Quadrupole-quadrupole interaction?

[neo143]

Could anyone please tell me how to calculate quadrupole quadrupole interaction between two molecules having dipole moment zero? As quadrupole is a tensor quantity I get a 3*3 matrix for a molecule.

 

[kleinwolf]

I don't know much about quadrupole. Which kind of molecule are you treating, does it suffice to have 3 atoms ?

 

[neo143]

suppose the molecule is benzene?

 

[reilly]

One sure-fire way is to work with multipole expansions. Expand both field and molecular charge distribution in spherical harmonics -- the quadrapole moment is the coefficient of Y(L=2, M; theta, phi) This might be done in Jackson, and surely is done in books on nuclear physics, and on angular momentum (Edmunds, Angular momentum in QM.)
Regards,
Reilly Atkinson

 

[Meir Achuz]

The answer is a bit messy, even for symmetric quadrupoles.
I give it here for two symmetric quadrupoles Q and Q' with symmetry axes k and k' a distance r apart. k,k,r are all vectors and Q and Q' are the Qzz component of the Q tensor (with Qxx=Qyy=-Qzz/2).
The energy is
U=(3QQ'/4r^5)[35(k.r)^2(k'.r)^2-20(k'.r)(k.r)(k.k')+2(k.k')^2+(k.k')].
(The k,k',r in the square bracket are all unit vectors.)
I got this by combining Eqs. (2.118) and (2.112) in "Classical Electromagnetism" by Franklin (Addison Wesley).

 

[kleinwolf]

Did sdy know if we take ponctual charges, it is clear that 2 are building what is called a dipole...but do 3 point charges suffice to have non-vanishing quadrupole moment ?? Oh..sorry, this is not quantum atomics..

 

[Meir Achuz]

Even two point charges can have a quad moment. If you want the system to be neutral, at least three charges are needed.

 

[neo143]

Thanks Meir for the reply,
I have one more doubt. Suppose I want to calculate quadrupole moment interaction between two symmetrical molecules(with Qxx=Qyy=-Qzz/2).Rest of the components are zero. Should I consider every possible pair of quadrupole moments for two molecules?
like xx for the first molecule and xx for the second
then xx for the first and yy for the second
then xx for the first and zz for the second
....and so on...total terms will be 9.

Thanks once again
Regards

 

[azag]

The answer is a bit messy, even for symmetric quadrupoles.
I give it here for two symmetric quadrupoles Q and Q' with symmetry axes k and k' a distance r apart. k,k,r are all vectors and Q and Q' are the Qzz component of the Q tensor (with Qxx=Qyy=-Qzz/2).
The energy is
U=(3QQ'/4r^5)[35(k.r)^2(k'.r)^2-20(k'.r)(k.r)(k.k')+2(k.k')^2+(k.k')].
(The k,k',r in the square bracket are all unit vectors.)
I got this by combining Eqs. (2.118) and (2.112) in "Classical Electromagnetism" by Franklin (Addison Wesley).
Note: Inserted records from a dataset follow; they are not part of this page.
template <bool PE, bool GL, class W>
__device__ __forceinline__ void align_general(const IndexView ix, const AlignParams ap, W &w, const uint32_t r,
                              const uint32_t *__restrict__ pm,
                              const uint4 *__restrict__ sai_c, const uint4 *__restrict__ sai_r,
                              salt_result_t *__restrict__ results, unsigned long long *__restrict__ ctr,
                              unsigned long long *phase, LvTables *lvtab, const GapBufs g, uint32_t *pe_loci, uint8_t *pe_cand)
{
    const uint32_t lane = lane_id();
    const uint64_t lt = (1ull << lane) - 1ull;
    const uint32_t *rec = pm + (uint64_t)r * ap.pg.pm_stride;
    const uint32_t L = rec[2 * ap.pg.nw8];
    salt_result_t *out = results + r;
    uint32_t c_sa_c = 0, c_sa_r = 0, c_verify = 0, c_vwords = 0, c_lv = 0, c_loci = 0, c_ctx_rej = 0, c_ctx_rows = 0;
    PhaseClock pc(phase);
    const uint64_t rt0 = phase ? __builtin_amdgcn_s_memrealtime() : 0;
    constexpr bool glob = GL;
    uint32_t *loci = glob ? pe_loci : w.loci;
    uint8_t *cand_e = glob ? pe_cand : w.cand_e;
    const uint32_t loci_cap = PE ? PE_LOCI_CAP : (uint32_t)MAXLOC;

    const uint32_t nw = (L + 7) >> 3;
    uint32_t n_amb = 0;
    for (uint32_t t = lane; t < 2 * nw; t += 64) {
        const uint32_t s = t >= nw, j = s ? t - nw : t;
        const uint32_t word = rec[s * ap.pg.nw8 + j];
        w.pm[s][j] = word;
        if (!s) n_amb += (uint32_t)__popc(word & (word >> 1) & (word >> 2) & (word >> 3) & 0x11111111u);
    }
    if (ap.max_amb < L) { for (int o = 32; o > 0; o >>= 1) n_amb += (uint32_t)__shfl_xor((int)n_amb, o); }
    else n_amb = 0;
    WSYNC();
    uint32_t q_pos = 0xFFFFFFFFu; uint32_t q_strand = 3, q_ndiff = 255, q_gap = 255;
    const bool too_short = L < (uint32_t)ap.l_seed;
    if (n_amb > ap.max_amb) {
        if (lane == 0) {
// ... 69 lines not shown
                    uint32_t o = 0;
                    if (lane == 0) o = atomicAdd(&g.gctl->pool_used, n);
                    o = (uint32_t)__shfl((int)o, 0);
                    ok = (uint64_t)o + n <= g.pool;
                    if (ok) for (uint32_t i = lane; i < n; i += 64) g.gloci[o + i] = loci[i];
                    ns[strand] = n; off[strand] = o;
                }
                const uint32_t ch0 = ok ? (ns[0] + LLV_N - 1) / LLV_N : 0, ch1 = ok ? (ns[1] + LLV_N - 1) / LLV_N : 0;
                uint32_t base = 0;
                if (ok && lane == 0) base = atomicAdd(&g.gctl->gap_items, ch0 + ch1);
                base = (uint32_t)__shfl((int)base, 0);
                ok = ok && (uint64_t)base + ch0 + ch1 <= g.items_cap;
                if (lane == 0) {
                    g.gq[slot] = ok ? r : 0xFFFFFFFFu;
                    g.gn[2 * slot] = ok ? ns[0] : 0; g.gn[2 * slot + 1] = ok ? ns[1] : 0;
                    g.goff[2 * slot] = off[0]; g.goff[2 * slot + 1] = off[1];
                }
                if (ok) {
                    for (uint32_t c = lane; c < ch0 + ch1; c += 64) g.gitems[base + c] = (slot << 11) | (c >= ch0 ? (0x400u | (c - ch0)) : c);
                    if (ctr) {
                        for (int o2 = 32; o2 > 0; o2 >>= 1) c_vwords += __shfl_down(c_vwords, o2);
                        if (lane == 0) {
                            atomicAdd(ctr + SALT_CTR_SA_C, c_sa_c); atomicAdd(ctr + SALT_CTR_SA_R, c_sa_r);
                            atomicAdd(ctr + SALT_CTR_VERIFY, c_verify); atomicAdd(ctr + SALT_CTR_VERIFY_WORDS, c_vwords);
                            atomicAdd(ctr + SALT_CTR_LV, ns[0] + ns[1]); atomicAdd(ctr + SALT_CTR_READS, 1ull);
                            atomicAdd(ctr + SALT_CTR_BASES, L); atomicAdd(ctr + SALT_CTR_LOCI, c_loci);
                            atomicAdd(ctr + SALT_CTR_D_SA_HEAVY, c_sa_c + c_sa_r);
                            atomicAdd(ctr + SALT_CTR_D_VERIFY_HEAVY, c_verify * (L <= 248 ? 4u : (((L + 7) >> 3) + 4u) / 4u));
                            atomicAdd(ctr + SALT_CTR_D_OUT_HEAVY, 5u * (ns[0] + ns[1]) + 16u);
                            if (ix.c_ctx) { atomicAdd(ctr + SALT_CTR_D_CTX_ROWS, c_ctx_rows); atomicAdd(ctr + SALT_CTR_D_CTX_REJECTED, c_ctx_rej); }
                        }
                    }
                    return;
                }
                WSYNC();
            }
        }
        if constexpr (!W::HAS_LLV) {
            if (lanes_fit && n_cand_nogap > 0) {
                if (lane == 0) g.ovq[atomicAdd(&g.gctl->ovq_count, 1u)] = r;
                return;
            }
        }
        for (int strand = 0; strand < 2; ++strand) {
            pc.stamp(SALT_CTR_T_GAP);
            const CandStats cs = build_candidates_call<PE, GL>(CandArgs{ ix.c_sa, ix.r_pos, sai_c, sai_r, ix.ref_len, ap.spr, ap.max_locate, r, L, strand, true, phase, pe_loci, loci_cap, ap.pe, true, ap.epoch, nullptr, nullptr, 0 }, w);
            if (glob) { loci = cs.in_lds ? w.loci : pe_loci; cand_e = cs.in_lds ? w.cand_e : pe_cand; }
            pc.t = phase ? __builtin_amdgcn_s_memtime() : 0;
            const uint32_t n_cand = cs.n_cand; c_sa_c += cs.n_sa_c; c_sa_r += cs.n_sa_r; c_loci += cs.n_loci;
            bool any = false;
            const bool lanes_ok = lanes_fit && W::HAS_LLV;
            if constexpr (W::HAS_LLV) if (lanes_ok) {
                const int k0 = gap_k0;
                for (uint32_t b = 0; b < n_cand; b += LLV_N) {
                    WSYNC();
                    const uint32_t i = b + lane;
                    bool act = false;
                    if (lane < LLV_N && i < n_cand) {
                        const uint32_t pos = loci[i];
                        act = !(pos > ix.ref_len || pos + L + 4 > ix.ref_len);
                        if (act) lane_text(ix.ref, w.u.llv.T + lane * LLV_TW, pos, L + 4);
                    }
                    const uint32_t e = lv_lanes(w.u.llv, w.pm[strand], (int)L, (int)L + 4, k0, act);
                    if (lane < LLV_N && i < n_cand) cand_e[i] = (uint8_t)e;
                }
                WSYNC();
            }
            for (uint32_t i = 0; i < n_cand; ++i) {
                uint32_t pos = loci[i];
                int e = -1;
                if (lanes_ok) { const uint32_t ev = cand_e[i]; e = (ev != 255 && (int)ev <= maxd) ? (int)ev : -1; }
                else if (!(pos > ix.ref_len || pos + L + 4 > ix.ref_len)) {
                    lv_unpack(ix.ref, w, strand, L, pos);
                    int dd;
                    e = lv_wave(w.u.lvb.T, (int)L + 4, w.u.lvb.P, (int)L, maxd, nullptr, dd);
                    WSYNC();
                }
                ++c_lv;
                if (e >= 0) {
                    if (e < maxd || !any) { maxd = e; q_gap = 1; q_ndiff = (uint32_t)e; q_strand = (uint32_t)strand; q_pos = pos; }
                    if (n_hits_s[strand] < NHIT && lane == 0) {
                        uint32_t h = n_hits_s[strand];
                        w.hit_pos[strand][h] = pos; w.hit_nd[strand][h] = (uint8_t)e; w.hit_gap[strand][h] = 1;
                    }
                    if (n_hits_s[strand] == 0) a0[strand] = (uint32_t)e;
                    if (n_hits_s[strand] < NHIT) ++n_hits_s[strand];
                    any = true;
                }
            }
            found[strand] = any;
            WSYNC();
        }
    }
    WSYNC();
    pc.stamp(SALT_CTR_T_GAP);

    int b0 = (int)q_ndiff, b1 = 100000, tot = 0;
    uint32_t nh[2] = { 0, 0 };
    uint32_t sel_idx[2][SALT_MAX_HITS];
    for (int s = 0; s < 2 && tot < ap.max_hits; ++s) {
        for (uint32_t j = 0; j < n_hits_s[s]; ++j) {
            uint32_t p = w.hit_pos[s][j];
            if (p == 0xFFFFFFFFu || p == q_pos) continue;
            if (a0[s] <= q_ndiff) {
                if ((int)a0[s] <= b1) b1 = (int)a0[s];
                if (nh[s] < SALT_MAX_HITS) sel_idx[s][nh[s]] = j;
                ++nh[s]; ++tot;
            }
            if (tot == ap.max_hits) break;
        }
    }
    uint32_t mapq = 0;
    if (b0 != 0) {
        uint32_t x = (uint32_t)(b0 > b1 ? b0 - b1 : b1 - b0);
        uint64_t q = mapq_quot(x, (uint32_t)b0);
        mapq = q < 254 ? (uint32_t)q : 254u;
// ... 72 lines not shown
    __shared__ W w;
    __shared__ uint32_t s_item;
    __shared__ unsigned long long s_phase[SALT_CTR_N];
    unsigned long long *phase = ctr ? s_phase : nullptr;
    if (ctr) { for (int i = threadIdx.x; i < SALT_CTR_N; i += 64) s_phase[i] = 0; }
    WSYNC();
    const uint32_t n_items = overflow_pass ? g.gctl->ovq_count : ap.all_heavy ? ap.n_reads : g.gctl->light_queued;
    uint32_t seg = blockIdx.x & (QUEUE_RANGES - 1u), tried = 0;
    for (;;) {
        if (threadIdx.x == 0) {
            uint32_t got = 0xFFFFFFFFu;
            if (overflow_pass) { got = atomicAdd(&g.gctl->ovq_head, 1u); if (got >= n_items) got = 0xFFFFFFFFu; }
            else got = pop_ranged(g.ranges, QueueRange::HEAVY, n_items, seg, tried);
            s_item = got;
        }
        WSYNC();
        const uint32_t it = s_item;
        WSYNC();
        if (it == 0xFFFFFFFFu) break;
        const uint32_t r = overflow_pass ? g.ovq[it] : ap.all_heavy ? it : queue[it];
        align_general<PE, GL>(ix, ap, w, r, pm, sai_c, sai_r, results, ctr, phase, lvtab + blockIdx.x, g,
                          pe_scr ? reinterpret_cast<uint32_t *>(pe_scr + (size_t)blockIdx.x * PE_LOCI_CAP * 5) : nullptr,
                          pe_scr ? pe_scr + (size_t)blockIdx.x * PE_LOCI_CAP * 5 + (size_t)PE_LOCI_CAP * 4 : nullptr);
        if (phase && threadIdx.x == 0) s_phase[SALT_CTR_HEAVY_READS] += 1;
        WSYNC();
    }
    if (phase) {
        WSYNC();
        for (int i = SALT_CTR_T_LOAD + (int)threadIdx.x; i < SALT_CTR_N; i += 64) if (s_phase[i]) atomicAdd(ctr + i, s_phase[i]);
    }
}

I believe there is a mistake in that formula. By combining those two mentioned formulas in Franklin's book, I got
U=(3QQ'/4r^5)[35(k.r)^2(k'.r)^2-20(k'.r)(k.r)(k.k')-5(k.r)^2-5(k'.r)^2+2(k.k')^2+1]
which differs a bit. I checked it on two parallel and two crossed model linear quadrupoles. While for parallel case both formulas give same result, for crossed case my gives non-zero interaction and Meir's gives zero interaction. Calculating the energy by simple Coulomb's law one gets non-zero interaction.

 

[Vanadium 50]

Thanks for the correction, but this post is 5 years old.